*Problem description*. Retrieve every line from the records in which the word "return" occurs.

*Data records*.
************

# flynn-nrg/izpi

Hardware: AMD Instinct MI355X
Metric: Msamples/sec (pixels x spp) at 1024x1024/512spp (higher is better)
Workload: dtype f64

## Files before the change

### include/izpi_gpu_debug.h

```cpp
#ifndef IZPI_GPU_DEBUG_H
#define IZPI_GPU_DEBUG_H
#include "izpi_gpu.h"

#ifdef __cplusplus
extern "C" {
#endif

int izpi_gpu_debug_fault(izpi_ctx* ctx, int where);

int izpi_gpu_debug_realloc(izpi_ctx* ctx, uint32_t mask);

#ifdef __cplusplus
}
#endif
#endif
```

### izpi_amd/_native.py

```python
import ctypes as C
from pathlib import Path

ROOT = Path(__file__).resolve().parents[1]
LIB_PATH = ROOT / "izpi_amd" / "_lib" / "libizpi_gpu.so"

c_double_p = C.POINTER(C.c_double)
c_uint32_p = C.POINTER(C.c_uint32)
c_float_p = C.POINTER(C.c_float)

COMM_ID_BYTES = 128
IZPI_OK, IZPI_ERR_INVALID, IZPI_ERR_HIP, IZPI_ERR_NO_SCENE, IZPI_ERR_UNSUPPORTED, IZPI_ERR_DEVICE, IZPI_ERR_PEER = range(7)
IZPI_ABI_VERSION = 4
ACC_RECURSIVE, ACC_FORWARD = 0, 1
SCENE_QUANTIZED_BVH = 1
PRIM_TRIANGLE, PRIM_SPHERE = 0, 1
TEX_CONSTANT, TEX_IMAGE, TEX_SPECTRAL_GAUSSIAN, TEX_SPECTRAL_TABULATED, TEX_SPECTRAL_IMAGE = 1, 3, 5, 7, 9
MAT_DIELECTRIC, MAT_DIFFUSE_LIGHT, MAT_ISOTROPIC, MAT_LAMBERT, MAT_METAL, MAT_PBR = 1, 2, 3, 4, 5, 6
MATF_BEER_LAMBERT = 1
SAMPLER_NORMAL, SAMPLER_COLOUR, SAMPLER_WIREFRAME, SAMPLER_ALBEDO, SAMPLER_SPECTRAL = 1, 2, 3, 4, 5
OUT_CANVAS, OUT_PACKED = 0, 1
POST_NONE, POST_SPECTRAL, POST_GAMMA_CLAMP = 0, 1, 2
SNAP_CANVAS, SNAP_DISPLAY, SNAP_NOISE = 0, 1, 2
PROG_NOISE = 1
PROG_ADAPTIVE = 4
# ... 206 lines not shown
    _fields_ = [("name", C.c_char_p), ("kd", C.c_double * 3), ("ka", C.c_double * 3), ("ks", C.c_double * 3),
                ("num_kd", C.c_uint32), ("num_ka", C.c_uint32), ("num_ks", C.c_uint32), ("pad", C.c_uint32),
                ("ns", C.c_double), ("ni", C.c_double), ("d", C.c_double), ("sharpness", C.c_int64),
                ("illum", C.c_int64)]


ABI_STRUCTS = [BVH4Node, Texture, Material, Camera, SceneDesc, RenderReq, RenderStats, Hit, TriIn, SphereIn, CameraIn,
               SceneInput, ProtoInfo, ObjInfo, ObjGroup, ObjMaterial, RenderTuning, DenoiseParams, NoiseParams, NoiseStats, AdaptStats]

EXPORTS = [
    "izpi_gpu_open", "izpi_gpu_close", "izpi_gpu_prepare", "izpi_gpu_multi_prepare", "izpi_gpu_last_error", "izpi_gpu_upload_scene", "izpi_gpu_render",
    "izpi_gpu_render_device", "izpi_gpu_unpack_tiles", "izpi_gpu_output_bytes", "izpi_gpu_trace",
    "izpi_gpu_ray_aabb4", "izpi_gpu_gomath", "izpi_gpu_spectral_post", "izpi_gpu_postprocess",
    "izpi_gpu_build_bvh4", "izpi_gpu_multi_open", "izpi_gpu_multi_close", "izpi_gpu_multi_last_error",
    "izpi_gpu_multi_size", "izpi_gpu_multi_context", "izpi_gpu_multi_upload_scene", "izpi_gpu_multi_render",
    "izpi_gpu_comm_id", "izpi_gpu_comm_init", "izpi_gpu_render_rank", "izpi_gpu_debug_fault", "izpi_gpu_debug_realloc", "izpi_gpu_progress", "izpi_gpu_multi_progress", "izpi_host_build_scene_ex", "izpi_host_scene_prim_boxes", "izpi_host_scene_set_bvh", "izpi_host_scene_set_flags",
    "izpi_host_build_scene", "izpi_host_scene_desc", "izpi_host_scene_stack_bound", "izpi_host_scene_build_ms",
    "izpi_host_scene_free", "izpi_host_last_error", "izpi_host_tiles", "izpi_host_share_units", "izpi_host_share_tiles", "izpi_host_share_block", "izpi_host_assemble_shares", "izpi_host_bvh_leaf_max", "izpi_host_gomath", "izpi_abi_struct_size",
    "izpi_scene_parse_text", "izpi_scene_parse_binary", "izpi_scene_serialize", "izpi_scene_info", "izpi_scene_image_file",
    "izpi_scene_set_image", "izpi_scene_add_triangles", "izpi_scene_background", "izpi_scene_to_input",
    "izpi_scene_material_name", "izpi_scene_free", "izpi_light_source", "izpi_light_source_name",
    "izpi_obj_parse", "izpi_obj_info_get", "izpi_obj_copy_vertices", "izpi_obj_group_get", "izpi_obj_copy_faces",
    "izpi_obj_material_get", "izpi_obj_translate", "izpi_obj_scale", "izpi_obj_rotate",
    "izpi_obj_group_to_triangles", "izpi_obj_free",
    "izpi_gpu_displace", "izpi_host_displace", "izpi_scene_displacement_file", "izpi_scene_set_displacement_map",
    "izpi_scene_set_displacer",
    "izpi_gpu_progressive_begin", "izpi_gpu_progressive_step", "izpi_gpu_progressive_snapshot",
    "izpi_gpu_progressive_snapshot_device", "izpi_gpu_progressive_end",
    "izpi_gpu_multi_progressive_begin", "izpi_gpu_multi_progressive_step", "izpi_gpu_multi_progressive_snapshot",
    "izpi_gpu_multi_progressive_end",
    "izpi_gpu_denoise_device", "izpi_gpu_denoise", "izpi_host_denoise",
# ... 40 lines not shown
    L.izpi_gpu_multi_open.argtypes = [C.POINTER(C.c_int), C.c_uint32, C.POINTER(C.c_void_p)]
    L.izpi_gpu_multi_close.argtypes = [C.c_void_p]
    L.izpi_gpu_multi_last_error.argtypes = [C.c_void_p]
    L.izpi_gpu_multi_last_error.restype = C.c_char_p
    L.izpi_gpu_multi_size.argtypes = [C.c_void_p]
    L.izpi_gpu_multi_size.restype = C.c_uint32
    L.izpi_gpu_multi_context.argtypes = [C.c_void_p, C.c_uint32]
    L.izpi_gpu_multi_context.restype = C.c_void_p
    L.izpi_gpu_multi_upload_scene.argtypes = [C.c_void_p, C.POINTER(SceneDesc)]
    L.izpi_gpu_multi_render.argtypes = [C.c_void_p, C.POINTER(RenderReq), C.c_void_p, C.POINTER(RenderStats)]
    L.izpi_gpu_comm_id.argtypes = [C.POINTER(C.c_uint8)]
    L.izpi_gpu_comm_init.argtypes = [C.c_void_p, C.c_uint32, C.c_uint32, C.POINTER(C.c_uint8)]
    L.izpi_gpu_render_rank.argtypes = [C.c_void_p, C.POINTER(RenderReq), C.c_void_p, C.POINTER(RenderStats)]
    L.izpi_gpu_debug_fault.argtypes = [C.c_void_p, C.c_int]
    L.izpi_gpu_debug_realloc.argtypes = [C.c_void_p, C.c_uint32]
    L.izpi_gpu_progress.argtypes = [C.c_void_p, C.POINTER(C.c_uint64), C.POINTER(C.c_uint64)]
    L.izpi_gpu_multi_progress.argtypes = [C.c_void_p, C.POINTER(C.c_uint64), C.POINTER(C.c_uint64)]
    for pre in ("izpi_gpu_progressive_", "izpi_gpu_multi_progressive_"):
        getattr(L, pre + "begin").argtypes = [C.c_void_p, C.POINTER(RenderReq), C.c_uint32]
        getattr(L, pre + "step").argtypes = [C.c_void_p, C.c_uint32, C.POINTER(RenderStats)]
        getattr(L, pre + "snapshot").argtypes = [C.c_void_p, C.c_uint32, C.c_void_p]
        getattr(L, pre + "end").argtypes = [C.c_void_p]
        getattr(L, pre + "begin_ex").argtypes = [C.c_void_p, C.POINTER(RenderReq), C.c_uint32, C.c_uint32]
        getattr(L, pre + "noise").argtypes = [C.c_void_p, C.POINTER(NoiseParams), C.POINTER(NoiseStats)]
        getattr(L, pre + "adapt").argtypes = [C.c_void_p, C.POINTER(NoiseParams), C.POINTER(AdaptStats)]
        getattr(L, pre + "converge").argtypes = [C.c_void_p, C.POINTER(NoiseParams), C.POINTER(RenderStats),
                                                 C.POINTER(NoiseStats)]
    L.izpi_gpu_progressive_snapshot_device.argtypes = [C.c_void_p, C.c_uint32, C.c_void_p]
    L.izpi_host_build_scene_ex.argtypes = [C.POINTER(SceneInput), C.c_uint32, C.POINTER(C.c_void_p)]
    L.izpi_host_scene_prim_boxes.argtypes = [C.c_void_p, c_double_p]
# ... 79 lines not shown
```

### izpi_amd/csrc/components.hip

```cpp
#include "izpi_runtime.h"

using namespace izpi_internal;

__global__ void __launch_bounds__(256) k_spectral_post(const double* in, double* out, uint32_t W, uint32_t H,
                                                       double exposure) {
  __shared__ double ys[18][18];
  const int tx = threadIdx.x & 15, ty = threadIdx.x >> 4;
  const int x0 = blockIdx.x * 16, y0 = blockIdx.y * 16;
  for (int i = threadIdx.x; i < 18 * 18; i += 256) {
    const int hx = x0 + (i % 18) - 1, hy = y0 + (i / 18) - 1;
    ys[i / 18][i % 18] = (hx >= 0 && hx < (int)W && hy >= 0 && hy < (int)H) ? in[((size_t)hy * W + hx) * 4 + 1] : 0.0;
  }
  __syncthreads();
  const int x = x0 + tx, y = y0 + ty;
  if (x >= (int)W || y >= (int)H) return;
  const size_t pi = ((size_t)y * W + x) * 4;
  const double2 xy = *reinterpret_cast<const double2*>(in + pi), za = *reinterpret_cast<const double2*>(in + pi + 2);
  double X = xy.x, Y = xy.y, Z = za.x;
  const double cur = ys[ty + 1][tx + 1];
  if (cur > 0) {
    double nb[8];
    int nn = 0;
    for (int dy = -1; dy <= 1; dy++)
      for (int dx = -1; dx <= 1; dx++) {
// ... 85 lines not shown
  }
  out[i] = h;
}

__global__ void k_aabb4(const float* boxes, const float* rays, uint32_t n, uint8_t* masks) {
  const uint32_t i = blockIdx.x * 256 + threadIdx.x;
  if (i >= n) return;
  const float* b = boxes + (size_t)i * 24;
  const float* r = rays + (size_t)i * 7;
  uint8_t m = 0;
  for (int k = 0; k < 4; k++)
    if (slab(b[k], b[4 + k], b[8 + k], b[12 + k], b[16 + k], b[20 + k], r[0], r[1], r[2], r[3], r[4], r[5], r[6])) m |= (uint8_t)(1 << k);
  masks[i] = m;
}

__global__ void k_gomath(const DevScene sc, int op, const double* x, const double* y, uint32_t n, double* out) {
  const uint32_t i = blockIdx.x * 256 + threadIdx.x;
  if (i >= n) return;
  if (op == 14) {
    out[i] = path_length(mk(x[3 * i], x[3 * i + 1], x[3 * i + 2]), mk(y[3 * i], y[3 * i + 1], y[3 * i + 2]));
    return;
  }
  double a = x[i], b = y ? y[i] : 0.0, r;
  switch (op) {
    case 0: r = gm::sin(a); break;
    case 1: r = gm::cos(a); break;
    case 2: r = gm::tan(a); break;
    case 3: r = gm::exp(a); break;
    case 4: r = gm::log(a); break;
    case 5: r = gm::pow(a, b); break;
// ... 165 lines not shown
  HIP_TRY(hipSetDevice(ctx->device));
  DevBufs tmp;
  float *db, *dr; uint8_t* dm;
  HIP_TRY(tmp.alloc(&db, (size_t)n * 24));
  HIP_TRY(tmp.alloc(&dr, (size_t)n * 7));
  HIP_TRY(tmp.alloc(&dm, n));
  HIP_TRY(hipMemcpy(db, boxes, (size_t)n * 24 * sizeof(float), hipMemcpyHostToDevice));
  HIP_TRY(hipMemcpy(dr, rays, (size_t)n * 7 * sizeof(float), hipMemcpyHostToDevice));
  hipLaunchKernelGGL(k_aabb4, dim3((n + 255) / 256), dim3(256), 0, ctx->stream, db, dr, n, dm);
  HIP_TRY(hipGetLastError());
  HIP_TRY(hipStreamSynchronize(ctx->stream));
  HIP_TRY(hipMemcpy(masks, dm, n, hipMemcpyDeviceToHost));
  return IZPI_OK;
}
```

************

*Answer section*.
  if (x >= (int)W || y >= (int)H) return;
  if (i >= n) return;
  if (i >= n) return;
    return;
  return IZPI_OK;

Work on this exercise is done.